This page is dedicated to answering the most common questions Data Protection Officers ask us.
Should records request and data archiving software be part of the DPO Toolkit?
Companies should create adopt processes and systems that will help them remain compliant with all regulations. Using powerful workflow, email archiving, and data archiving technologies, will significantly reduce your compliance risk and increase performance.
Our organization created our own system, why do we need to change?
Our policy-based approach allows you to set up retention policies to suit for your organization. Doing this Data Protection Officers ensures they are automatically retaining each item of data securely.
The system automatically removes data that is no longer needed. It also reduces the amount of data store. As DPO quickly find the information required and be even more confident that you are meeting government and regulatory requirements.
How does GDPR affect email and file for a Data Protection Officer?
GDPR demands that organizations protect personal data in all its forms. It also changes the rules of consent and enhances people’s right to privacy. It’s important for Data Protection Officers to utilize company-wide email and file policies to ensure compliance. A data archiving solution, such as MailMeter, should be a key component in a DPO’s toolkit.
Why does a data protection officer need a separate software solution for email retention policy?
Do your employees know what constitutes personal data? How often do they forget to delete emails containing personal data? Do they use work their work email address for personal use? A data breach, could leave a data protection officer vulnerable to GDPR non-compliance or worse.

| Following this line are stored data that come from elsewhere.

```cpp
int la_attn_fwd_cs(const void* qkv, const void* vt, void* out16, const float* relh, const float* relw, const void* tabh, const void* tabw,
                   int B, int heads, int T, int Tpad, int G, int E, float scale, int mode, float* cspart, int csH, int csW, int dt,
                   void* stream);

int la_attn_fwd_rows(const void* qkv, void* out16, const void* tabh, const void* tabw, int B, int heads, int T, int Tpad, int G, int E,
                     float scale, int mode, float* cspart, int imgH, int imgW, const void* padrow, int dt, void* stream);

int la_colsum_fold(const float* part, int groups, int chunks, int D, float inv, float* out, int ldo, void* stream);

int la_add_rowvec(float* x, const float* v, long rows, int rows_per_group, int D, void* stream);
int la_add_rowvec_split(float* x, const float* v, long rows, int rows_per_group, int D, void* split16, void* stream);

int la_norm_finalize(const float* part, int M, int nslots, int E, float eps, float* mr, const void* x16, int ld16, int rows_per_group,
                     float* cs_part, int dt, void* stream);
int la_norm_stats(const float* x, int ldx, int M, int E, float eps, void* x16, float* mr, int dt, void* stream);

int la_error_count(const float* logits, const long long* gt, int B, int C, int H, int W, int ignore_index, unsigned* counts,
                   long long* preds, void* stream);
int la_error_points(const float* logits, const long long* gt, int B, int C, int H, int W, int ignore_index, const unsigned* counts,
                    int num_points, const int* ranks, const float* u, const long long* dims, long dims_stride, int long_side,
                    int custom_preprocess, float* points, float* labels, void* stream);

int la_rle_scan(const int* runs, const int* meta, int K, int* ends, int* area, void* stream);
int la_rle_decode(const int* ends, const int* meta, const int* sel, int k, int H, int W, unsigned char* out, void* stream);
int la_rle_prompt_masks(const int* ends, const int* meta, const int* first, const int* count, const int* index, const int* img_hw,
                        const int* new_hw, int N, int C, int custom, int S, int Mo, float* out, unsigned char* flags, void* stream);
int la_rle_ground_truth(const int* ends, const int* meta, const int* first, const int* count, const int* index, const int* img_hw, int N,
                        int Hmax, int Wmax, long long* out, void* stream);
int la_rle_points(const int* ends, const int* meta, const int* area, const int* new_hw, const int* draws, int D, float* points,
                  unsigned char* flags, void* stream);

int la_classify_wide(const float* tok, const float* img, int B, int Npix, int C, int D, float* seg, void* stream);
int la_classify_wide_bwd(const float* dseg, const float* tok, const float* img, int B, int Npix, int C, int D, float* dimg, float* dtok,
                         void* stream);

int la_level_reduce(const float* cls0, const float* cls1, const float* w, const float* bias, int B, int C, int gh, int gw, float* seg,
                    void* stream);
int la_level_reduce_bwd(const float* dseg, const float* cls0, const float* cls1, const float* w, int B, int C, int gh, int gw, float* dcls0,
                        float* dcls1, float* dw, float* dbias, void* stream);

int la_proto_kernels(const float* protos, const float* W1, const float* W2, int BC, int cf, float* k1, float* K, void* stream);
int la_proto_kernels_bwd(const float* dK, const float* protos, const float* k1, const float* W1, const float* W2, int BC, int cf, float* dk1,
                         float* dprotos, float* dW1, float* dW2, void* stream);

int la_classify_conv(const float* feat, const float* K, int B, int C, int H, int W, int cf, float* seg, void* stream);
int la_classify_conv_bwd(const float* dseg, const float* feat, const float* K, int B, int C, int H, int W, int cf, float* dfeat, float* dK,
                         void* stream);

int la_extract_pool_plan(int M, int hw, int D, int R, int* split_rows, int* nsplit, long long* scratch_floats_per_pair);
int la_extract_pool(const float* x, const float* qt, int qt_broadcast, int B, int M, int C, int hw, int D, int n, float* scratch, float* out,
                    void* stream);
int la_extract_fold(const float* q, const float* Wk, int BC, int n, int D, float* qt, void* stream);
int la_extract_unfold(const float* pooled, const float* Wv, const float* bv, int BC, int n, int D, float* o, void* stream);

#ifdef __cplusplus
}
#endif
#endif
```

### labelanything_amd/_lib.py

```python
from __future__ import annotations

import ctypes as C
import os
from typing import Optional

import torch

_HERE = os.path.dirname(os.path.abspath(__file__))
LIB_PATH = os.path.join(_HERE, "libla_hip.so")

LA_F16, LA_BF16, LA_F32, LA_F16X2 = 0, 1, 2, 3
ACT_NONE, ACT_GELU, ACT_RELU, ACT_GELU_BWD = 0, 1, 2, 3
MAP_NONE, MAP_GROUP, MAP_WINDOW_MERGE, MAP_CONVT2X2, MAP_WINDOW_PART, MAP_CONV3X3 = 0, 1, 2, 3, 4, 5
ATTN_PLAIN, ATTN_RELPOS, ATTN_RELPOS_WIN16 = 0, 1, 2

_DT = {torch.float16: LA_F16, torch.bfloat16: LA_BF16, torch.float32: LA_F32}


class LaGemmEpilogue(C.Structure):
    _fields_ = [
        ("bias", C.c_void_p), ("res", C.c_void_p), ("ldr", C.c_int), ("res_mod", C.c_int),
        ("out32", C.c_void_p), ("ld32", C.c_int), ("out16", C.c_void_p), ("ld16", C.c_int),
        ("act", C.c_int), ("map", C.c_int),
        ("p0", C.c_int), ("p1", C.c_int), ("p2", C.c_int), ("p3", C.c_int), ("p4", C.c_int),
        ("vt", C.c_void_p), ("vt_col0", C.c_int), ("vt_T", C.c_int), ("vt_Tpad", C.c_int),
        ("vt_hd", C.c_int), ("vt_heads", C.c_int), ("vt_ws", C.c_int), ("amap", C.c_int), ("a_kmod", C.c_int), ("ksplit", C.c_int),
        ("aux16", C.c_void_p), ("ldaux", C.c_int),
        ("nstat_out", C.c_void_p), ("rvec", C.c_void_p), ("rvec_rpg", C.c_int), ("nstat_in", C.c_void_p), ("ncol", C.c_void_p),
    ]


_lib: Optional[C.CDLL] = None


def lib() -> C.CDLL:
    global _lib
    if _lib is None:
        if not os.path.exists(LIB_PATH):
            raise RuntimeError(
                f"labelanything_amd: HIP extension {LIB_PATH} is missing - build it with "
                "`python -c 'import __graft_entry__ as g; g.build()'` (there is no CPU/eager fallback)")
        l = C.CDLL(LIB_PATH)
        l.la_last_error.restype = C.c_char_p
        l.la_version.restype = C.c_int
        for name in EXPORTS:
            getattr(l, name).restype = C.c_int
        _lib = l
    return _lib
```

One thing that frequently comes up with GDPR is the concept of processing personal data. Here, processing refers to a “wide range of operations performed on personal data,” including collection, alteration and, of course, storage.

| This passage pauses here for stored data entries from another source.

# treangenlab/komb

Measured on AMD Instinct MI355X. Metric: peeled edges/sec (k-truss), higher is better.
Workload: dtype int32

## Files before the change

### komb_amd/csrc/api.cpp

```cpp
#include "common.h"

#include <cerrno>
#include <cmath>
#include <cstdlib>
#include <cstring>
#include <memory>
#include <new>
#include <vector>

using namespace komb;

namespace {

int require_device(komb_ctx *ctx)
{
    if (!ctx) return KOMB_ERR_ARG;
    if (!ctx->device_ok) {
        if (ctx->err.empty()) ctx->err = "no usable HIP device";
        return KOMB_ERR_DEVICE;
    }
    KOMB_HIP(ctx, hipSetDevice(ctx->device));
    ctx->err.clear();
    return KOMB_OK;
}

}

extern "C" {

int komb_abi_version(void) { return KOMB_ACCEL_ABI_VERSION; }

komb_ctx *komb_create(const komb_opts *opts)
{
    komb_ctx *ctx = new (std::nothrow) komb_ctx();
    if (!ctx) return nullptr;
    if (opts) ctx->opts = *opts;
    ctx->device = ctx->opts.device;
    int ndev = 0;
    hipError_t e = hipGetDeviceCount(&ndev);
    if (e != hipSuccess || ndev <= 0) {
        ctx->err = std::string("no usable HIP device: ") + (e != hipSuccess ? hipGetErrorString(e) : "device count is 0");
        (void)hipGetLastError();
        return ctx;
    }
    if (ctx->device < 0 || ctx->device >= ndev) {
        ctx->err = "device ordinal out of range";
        return ctx;
    }
    e = hipSetDevice(ctx->device);
    if (e == hipSuccess) e = hipHostMalloc((void **)&ctx->h_ctrl, 2 * sizeof(PeelCtrl), hipHostMallocDefault);
    if (e == hipSuccess) e = hipHostMalloc((void **)&ctx->h_local, 2 * sizeof(LocalCtrl), hipHostMallocDefault);
    if (e == hipSuccess) e = hipHostMalloc(&ctx->h_stage, kStageBytes, hipHostMallocDefault);
    ctx->stream = nullptr;
    if (e == hipSuccess && !(ctx->opts.reserved[0] & KOMB_CREATE_NULL_STREAM)) { e = hipStreamCreate(&ctx->stream); ctx->own_stream = e == hipSuccess; }
    if (e == hipSuccess && !ctx->timer.init()) e = hipErrorUnknown;
    if (e != hipSuccess) {
        ctx->err = std::string("device initialisation failed: ") + hipGetErrorString(e);
        return ctx;
    }
    ctx->device_ok = true;
    if (!(ctx->opts.reserved[0] & KOMB_CREATE_NO_WARMUP)) warm_up(ctx);
    return ctx;
}

void komb_destroy(komb_ctx *ctx)
{
    if (!ctx) return;
    if (ctx->device_ok) {
        (void)hipSetDevice(ctx->device);
        graph_free(ctx);
        stager_free(ctx);
        ctx->pool.clear();
        ctx->timer.destroy();
        if (ctx->own_stream && ctx->stream) (void)hipStreamDestroy(ctx->stream);
        if (ctx->h_ctrl) (void)hipHostFree(ctx->h_ctrl);
        if (ctx->h_local) (void)hipHostFree(ctx->h_local);
        if (ctx->h_stage) (void)hipHostFree(ctx->h_stage);
    }
    delete ctx;
}

const char *komb_last_error(const komb_ctx *ctx) { return ctx ? ctx->err.c_str() : "null context"; }

int komb_graph_from_edges(komb_ctx *ctx, int64_t nv, int64_t n_raw, const int64_t *uv_pairs)
{
    KOMB_TRY(require_device(ctx));
    return graph_from_edges(ctx, nv, n_raw, uv_pairs);
}
// ... 926 lines not shown
```

### komb_amd/csrc/clique_census.hip

```cpp
#include "clique_root_dev.h"

#include <algorithm>

namespace komb {

namespace {

constexpr int kCcGrid = 1024;
constexpr uint32_t kCcBatch = 256;
static_assert((long long)kCcGrid * kCcBatch == KOMB_MAXCLQ_OVERSHOOT, "the documented overshoot");
constexpr uint32_t kCcLdsCand = 512;
constexpr size_t kCcLdsBytes = 56u << 10;
constexpr size_t kCcScratchBytes = 512ull << 20;
constexpr long long kCcDefaultBudget = 1ll << 30;
constexpr long long kCcMaxBudget = 0x7FFFFFFFll - KOMB_MAXCLQ_OVERSHOOT;
constexpr unsigned long long kCcSat = ~0ull;
constexpr int32_t kCcPivotBit = (int32_t)0x80000000u;

struct CcCtl {
    unsigned long long nodes;
    unsigned long long n_roots;
    uint32_t cursor;
    uint32_t t_max;
    uint32_t max_p;
// ... 330 lines not shown
        uint32_t n_l = std::min(max_p, (uint32_t)cc_opt(ctx, "CENSUS_LDS", kCcLdsCand, 0, kCcLdsCand));
        while (n_l > 0 && (head_words + (size_t)n_l * ((n_l + 63u) >> 6)) * 8 > kCcLdsBytes) n_l -= 1;
        const uint32_t w_l = (n_l + 63u) >> 6;
        A.lds_cand = n_l;
        A.lds_off_tot = (uint32_t)(head_words - n_k);
        A.lds_off_mat = (uint32_t)head_words;
        A.lds_off_stk = A.lds_off_mat + n_l * w_l;
        A.lds_levels = std::min(n_l, depth) + 2;
        size_t lds_words = A.lds_off_stk;
        if (n_l > 0 && (lds_words + (size_t)A.lds_levels * w_l) * 8 <= kCcLdsBytes) lds_words += (size_t)A.lds_levels * w_l;
        else A.lds_levels = 0;
        if (lds_words * 8 > kCcLdsBytes)
            KOMB_FAIL(ctx, KOMB_ERR_LIMIT, "komb_clique_census_run: a window of %u sizes at t_max %d does not fit the LDS of a wavefront", n_k, (int)t_max);
        int grid = (int)std::min<uint32_t>(A.n_chunks, (uint32_t)kCcGrid);
        const size_t fit = kCcScratchBytes / A.slot_bytes;
        if ((size_t)grid > fit) grid = fit < 1 ? 1 : (int)fit;
        KOMB_HIP(ctx, bufs.alloc(&A.scratch, (size_t)grid * A.slot_bytes));
        A.count_only = false;
        KOMB_HIP(ctx, hipMemsetAsync(&A.ctl->cursor, 0, sizeof(uint32_t), s));
        k_cc_census<<<grid, kWave, lds_words * 8, s>>>(A);
        KOMB_HIP(ctx, hipGetLastError());
        const uint32_t n_scan = std::max<uint32_t>(n_k, k_local ? (uint32_t)nv : 0u);
        k_cc_saturated<<<(int)((n_scan + kBlock - 1) / kBlock), kBlock, 0, s>>>(A.total, n_k, A.local, (uint32_t)nv, A.ctl);
        KOMB_HIP(ctx, hipGetLastError());
        KOMB_HIP(ctx, d2h(ctx, &h, A.ctl, sizeof(CcCtl)));
        if (h.bad)
            KOMB_FAIL(ctx, KOMB_ERR_DEVICE, "komb_clique_census_run: the walk is inconsistent (k_lo %d, k_hi %d, largest candidate set %u)", (int)k_lo, (int)k_hi, max_p);
        KOMB_HIP(ctx, staged_copy(ctx, res.total.data(), A.total, (size_t)n_k * sizeof(unsigned long long), false));
        res.flags = (h.stopped ? 0 : KOMB_CENSUS_COMPLETE) | (h.saturated ? KOMB_CENSUS_SATURATED : 0);
        res.max_p = (int32_t)max_p;
        res.n_roots = (int64_t)h.n_roots;
        res.nodes = (int64_t)h.nodes;
    }
    res.ms = ctx->timer.stop(s);
    KOMB_HIP(ctx, hipGetLastError());
    for (uint32_t i = 0; i < n_k; ++i)
        if (res.total[i]) res.omega = k_lo + (int32_t)i;
    if (ctx_flag(ctx, "CENSUS_DEBUG"))
        fprintf(stderr, "komb clique census: %lld edges, t_max %d, window %d .. %d, k_local %d, omega %d, flags %d, largest candidate set %d, %lld roots, "
                "%lld nodes of %lld, run %.3f ms\n", (long long)m, res.t_max, res.k_lo, res.k_hi, res.k_local, res.omega, res.flags, res.max_p,
                (long long)res.n_roots, (long long)res.nodes, limit, res.ms);
    clique_census_drop(ctx);
    ctx->d_cc_local = fresh.local;
    fresh.local = nullptr;
    ctx->cc = std::move(res);
    ctx->cc_done = true;
    return KOMB_OK;
}

}
```

### komb_amd/csrc/clique_communities.hip

```cpp
#include "common.h"
#include "unionfind_dev.h"

#include <algorithm>

namespace komb {

namespace {

constexpr int kPcGrid = 1024;
constexpr long long kPcDefaultBudget = 1ll << 32;
constexpr long long kPcMaxWords = 1ll << 24;
constexpr uint32_t kPcMaxSize = 4098;
constexpr uint32_t kPcNone = 0xFFFFFFFFu;

struct PcCtl {
    unsigned long long pair_tests;
    unsigned long long links;
    uint32_t cursor;
    uint32_t bad;
    uint32_t pad[2];
};
static_assert(sizeof(PcCtl) == 32, "PcCtl layout");

struct PcArgs {
// ... 378 lines not shown
        k_pc_vfix<<<pc_grid(nv), kBlock, 0, s>>>(d_vc, d_vc + nv, unv);
        KOMB_HIP(ctx, hipGetLastError());
        KOMB_HIP(ctx, d2h(ctx, &h, A.ctl, sizeof(PcCtl)));
        if (h.bad)
            KOMB_FAIL(ctx, KOMB_ERR_DEVICE, "komb_clique_communities_run: the links are inconsistent (k %d, %lld member cliques, %lld communities)", (int)k,
                      (long long)res.n_member, (long long)n_comm);
        links_seen = (uint32_t)std::min<unsigned long long>(h.links, 0xFFFFFFFFull);
        res.n_comm = n_comm;
        res.rep.resize((size_t)n_comm);
        res.n_cliques.resize((size_t)n_comm);
        res.verts.resize((size_t)n_uniq);
        std::vector<uint32_t> coff((size_t)n_comm);
        KOMB_HIP(ctx, staged_copy(ctx, res.label.data(), d_label, (size_t)nc * sizeof(int32_t), false));
        KOMB_HIP(ctx, staged_copy(ctx, res.size.data(), d_size, (size_t)nc * sizeof(int32_t), false));
        KOMB_HIP(ctx, staged_copy(ctx, res.rep.data(), d_rep, (size_t)n_comm * sizeof(int32_t), false));
        KOMB_HIP(ctx, staged_copy(ctx, res.n_cliques.data(), d_ncl, (size_t)n_comm * sizeof(int32_t), false));
        KOMB_HIP(ctx, staged_copy(ctx, coff.data(), d_coff, (size_t)n_comm * sizeof(uint32_t), false));
        KOMB_HIP(ctx, staged_copy(ctx, res.verts.data(), d_cverts, (size_t)n_uniq * sizeof(int32_t), false));
        KOMB_HIP(ctx, staged_copy(ctx, res.v_comm.data(), d_vc, (size_t)nv * sizeof(int32_t), false));
        KOMB_HIP(ctx, staged_copy(ctx, res.v_first.data(), d_vc + nv, (size_t)nv * sizeof(int32_t), false));
        res.offset.assign((size_t)n_comm + 1, 0);
        for (int64_t c = 0; c < n_comm; ++c) res.offset[(size_t)c] = (int64_t)coff[(size_t)c];
        res.offset[(size_t)n_comm] = n_uniq;
        for (int64_t c = 0; c < n_comm; ++c) {
            const int64_t len = res.offset[(size_t)c + 1] - res.offset[(size_t)c];
            if (len < k) KOMB_FAIL(ctx, KOMB_ERR_DEVICE, "komb_clique_communities_run: community %lld has %lld vertices at k %d", (long long)c, (long long)len, (int)k);
            res.largest = std::max(res.largest, len);
        }
        for (int64_t v = 0; v < nv; ++v) {
            res.n_covered += res.v_comm[(size_t)v] >= 1;
            res.n_overlap += res.v_comm[(size_t)v] >= 2;
        }
    }
    res.ms = ctx->timer.stop(s);
    KOMB_HIP(ctx, hipGetLastError());
    if (ctx_flag(ctx, "PERC_DEBUG"))
        fprintf(stderr, "komb clique communities: k %d (list k_min %d), %lld cliques, %lld members of at most %u vertices, %lld entries, group %u, "
                "%lld pair tests of %llu, %u links, %lld communities, largest %lld, covered %lld, overlap %lld, run %.3f ms\n", (int)k, (int)res.k_min,
                (long long)nc, (long long)res.n_member, smax, (long long)entries, group, (long long)res.pair_tests, limit, links_seen, (long long)res.n_comm,
                (long long)res.largest, (long long)res.n_covered, (long long)res.n_overlap, res.ms);
    ctx->pc = std::move(res);
    ctx->pc_done = true;
    return KOMB_OK;
}

}
```

### komb_amd/csrc/common.h

```cpp
#pragma once

#include <hip/hip_runtime.h>

#include <chrono>
#include <cstddef>
#include <cstdint>
#include <cstdio>
#include <cstdlib>
#include <cstring>
#include <map>
#include <string>
#include <vector>

#include "komb_accel.h"

#include <roctracer/roctx.h>

namespace komb {

struct Range {
    explicit Range(const char *name) { (void)roctxRangePushA(name); }
    ~Range() { (void)roctxRangePop(); }
    void next(const char *name) { (void)roctxRangePop(); (void)roctxRangePushA(name); }
    Range(const Range &) = delete;
// ... 33 lines not shown
    int32_t  live_sel;
    int32_t  live_mode;
    int32_t  seq;
    uint32_t tail_l[2];
    uint32_t tail_h[2];
    int32_t  next_min;
    uint32_t live_tail;
    int32_t  last_retire;
    uint32_t tail_limit;
    uint32_t pad1[7];
    int32_t  max_retire_gap;
};
static_assert(offsetof(PeelCtrl, seq) == 60 && offsetof(PeelCtrl, tail_l) == 64, "PeelCtrl: the entry state is one 64-byte line");
static_assert(sizeof(PeelCtrl) == 128, "PeelCtrl layout");

struct LocalCtrl {
    int32_t  done;
    int32_t  iters;
    uint32_t spare[3];
    uint32_t bad;
    int32_t  max_val;
    uint32_t levels;
    uint32_t evals;
    uint32_t n_light, n_heavy;
    uint32_t n_giant;
    uint32_t n_chunk;
    uint32_t pad0;
    unsigned long long key_sum;
};
static_assert(sizeof(LocalCtrl) == 64, "LocalCtrl layout");
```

Article 5(1)(e) of GDPR states that personal data must be ‘kept in a form which permits identification of data subjects for no longer than is necessary for the purposes for which the personal data are processed.”

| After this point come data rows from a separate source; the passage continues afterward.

def imgbank_pool_split(feat, w_pair, bias, n_out, want_pool=True, want_f32=True, want_split=False):
    _chk(feat, "feature map", ndim=3)
    B, K, P = feat.shape
    hi, lo = w_pair
    _chk(hi, "packed hi", torch.uint8, 1)
    _chk(lo, "packed lo", torch.uint8, 1)
    if bias is not None:
        _chk(bias, "bias", ndim=1)
    if not (want_f32 or want_split):
        raise ValueError("imgbank_pool_split: nothing to compute (want_f32 or want_split)")
    bank = torch.empty(B, P, n_out, device=feat.device, dtype=torch.float32) if want_f32 else None
    split = torch.empty(2, B, P, BANK_LD, device=feat.device, dtype=torch.bfloat16) if want_split else None
    pooled = torch.empty(B, 2, K, device=feat.device, dtype=torch.float32) if want_pool else None
    L = _lib.lib()
    _launch("mgnns_imgbank_pool_split_fwd", ("mgnns_imgbank_pool_split_fwd", P), L.mgnns_imgbank_pool_split_fwd, _p(feat), B, K, P,
            _p(hi), _p(lo), _p(bias), n_out, _p(bank), _p(pooled), _p(split[0]) if want_split else None,
            _p(split[1]) if want_split else None, _stream())
    return (bank, pooled, split) if want_split else (bank, pooled)


def label_attn_core(Q, K, V, n_heads, mask=None):
    _chk(Q, "Q", ndim=2)
    _chk(K, "K", ndim=2)
    _chk(V, "V", ndim=2)
    NLQ, hid = Q.shape
    B = K.shape[0]
    if K.shape[1] != hid or V.shape != K.shape or hid % n_heads:
        raise ValueError("label attention shapes Q%s K%s V%s" % (tuple(Q.shape), tuple(K.shape), tuple(V.shape)))
    x = torch.empty(B, NLQ, hid, device=K.device, dtype=torch.float32)
    L = _lib.lib()
    if mask is not None:
        if mask.device != K.device:
            raise ValueError("mask is on %s, K on %s" % (mask.device, K.device))
        m8 = torch.broadcast_to(mask != 0, (B, NLQ, n_heads, hid // n_heads)).to(torch.uint8).contiguous()
        _lib.check(L.mgnns_label_attn_core_masked_fwd(_p(Q), _p(K), _p(V), _p(m8), B, NLQ, n_heads, hid // n_heads, _p(x), _stream()),
                   "mgnns_label_attn_core_masked_fwd")
        return x
    _lib.check(L.mgnns_label_attn_core_fwd(_p(Q), _p(K), _p(V), B, NLQ, n_heads, hid // n_heads, _p(x), _stream()),
               "mgnns_label_attn_core_fwd")
    return x


def label_tail(x, Q, n_heads, packed, pooled=None, g_wp=None, next_q=None):
    _chk(Q, "Q", ndim=2)
    NLQ, hid = Q.shape
    if hid % n_heads:
        raise ValueError("hidden width %d is not a multiple of %d heads" % (hid, n_heads))
    if (x is None) == (g_wp is None):
        raise ValueError("pass either x or (pooled, g_wp)")
    parts = kp = 0
    if x is not None:
        _chk(x, "x", ndim=2)
        B, C = x.shape
    else:
        _chk(pooled, "pooled", ndim=3)
        _chk(g_wp, "packed G", ndim=1)
        B, parts, kp = pooled.shape
        C = packed["C"]
    if C != packed["C"]:
        raise ValueError("read-out width %d does not match the packed w_k / w_v (%d)" % (C, packed["C"]))
    for k in ("wk", "wv", "wc", "xl", "bk", "bv", "bc", "bxl"):
        _chk(packed[k], k, ndim=1)
    out = torch.empty(B, packed["n_out"], device=Q.device, dtype=torch.float32)
    wq = bq = qh = None
    hkn = 0
    if next_q is not None:
        wq, bq, hkn = next_q
        qh = torch.empty(B, hkn, device=Q.device, dtype=torch.float32)
    L = _lib.lib()
    _launch("mgnns_label_tail_fwd", ("mgnns_label_tail_fwd", C), L.mgnns_label_tail_fwd, _p(x), B, C, _p(pooled), parts, kp,
            _p(g_wp), _p(Q), NLQ, n_heads, hid // n_heads, _p(packed["wk"]), _p(packed["bk"]), _p(packed["wv"]),
            _p(packed["bv"]), _p(packed["wc"]), _p(packed["bc"]), packed["n5"], _p(packed["xl"]), _p(packed["bxl"]),
            packed["n_out"], _p(out), _p(wq), _p(bq), hkn, _p(qh), _stream())
    return out if next_q is None else (out, qh)


LABEL_TAIL_CLUSTER = True


def label_tail_bf16(pooled, g_pair, Q, n_heads, packed, next_q=None, terms=3, cluster=None):
    import ctypes
    _chk(pooled, "pooled", ndim=3)
    _chk(Q, "Q", ndim=2)
    B, parts, kp = pooled.shape
    NLQ, hid = Q.shape
    if hid % n_heads:
        raise ValueError("hidden width %d is not a multiple of %d heads" % (hid, n_heads))
    pairs = [g_pair, packed["wk"], packed["wv"], packed["wc"], packed["xl"]]
    for k in ("bk", "bv", "bc", "bxl"):
        _chk(packed[k], k, ndim=1)
    out = torch.empty(B, packed["n_out"], device=Q.device, dtype=torch.float32)
    bq = qh = None
    hkn = 0
    if next_q is not None:
        wqp, bq, hkn = next_q
        pairs.append(wqp)
        qh = torch.empty(B, hkn, device=Q.device, dtype=torch.float32)
    ptrs = []
    for h, l in pairs:
        _chk(h, "packed hi", torch.uint8, 1)
        _chk(l, "packed lo", torch.uint8, 1)
        ptrs += [h.data_ptr(), l.data_ptr()]
    ptrs += [None] * (12 - len(ptrs))
    arr = (ctypes.c_void_p * 12)(*ptrs)
    if cluster is None:
        cluster = LABEL_TAIL_CLUSTER
    scratch = counters = None
    if cluster and int(terms) == 3 and B > 0:
        ws = _cluster_scratch(packed, "_cluster_ws", Q.device, (B + 15) // 16, lambda tiles: tiles * 4 * 6144)
        scratch, counters = ws[1], ws[2]
    L = _lib.lib()
    _launch("mgnns_label_tail_bf16_fwd", ("mgnns_label_tail_bf16_fwd", packed["C"]), L.mgnns_label_tail_bf16_fwd, _p(pooled), B,
            parts, kp, packed["C"], int(terms), arr, _p(Q), NLQ, n_heads, hid // n_heads, _p(packed["bk"]), _p(packed["bv"]),
            _p(packed["bc"]), packed["n5"], _p(packed["bxl"]), packed["n_out"], _p(out), _p(bq), hkn, _p(qh), _p(scratch),
            _p(counters), _stream())
    return out if next_q is None else (out, qh)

MailMeter Archive’s Retention Manager is a comprehensive, easy to use, powerful solution for protecting and enforcing your business record retention policies
How is data destruction managed?
TechTarget defines data destruction as:
‘the process of destroying data stored on tapes, hard disks and other forms of electronic media so that it is completely unreadable and cannot be accessed or used for unauthorized purposes. When data is deleted, it is no longer readily accessible by the operating system or application that created it.
But deleting a file is not enough; data destruction software must be used to overwrite the available space/blocks with random data until it is considered irretrievable’.
TechTarget
MailMeter’s Retention Manager sophisticated process analyzes all recipients of an email. It enforces the destruction policies for each group separately. Here is how it works – an email is sent from Richard in Accounting (retention period 5 years) to Susan in Sales (retention period 3 years). MailMeter Retention Manager deletes Susan’s copy after 3 years while leaving the same message intact only for Richard in Accounting.
What about data that I need to keep for litigation purposes?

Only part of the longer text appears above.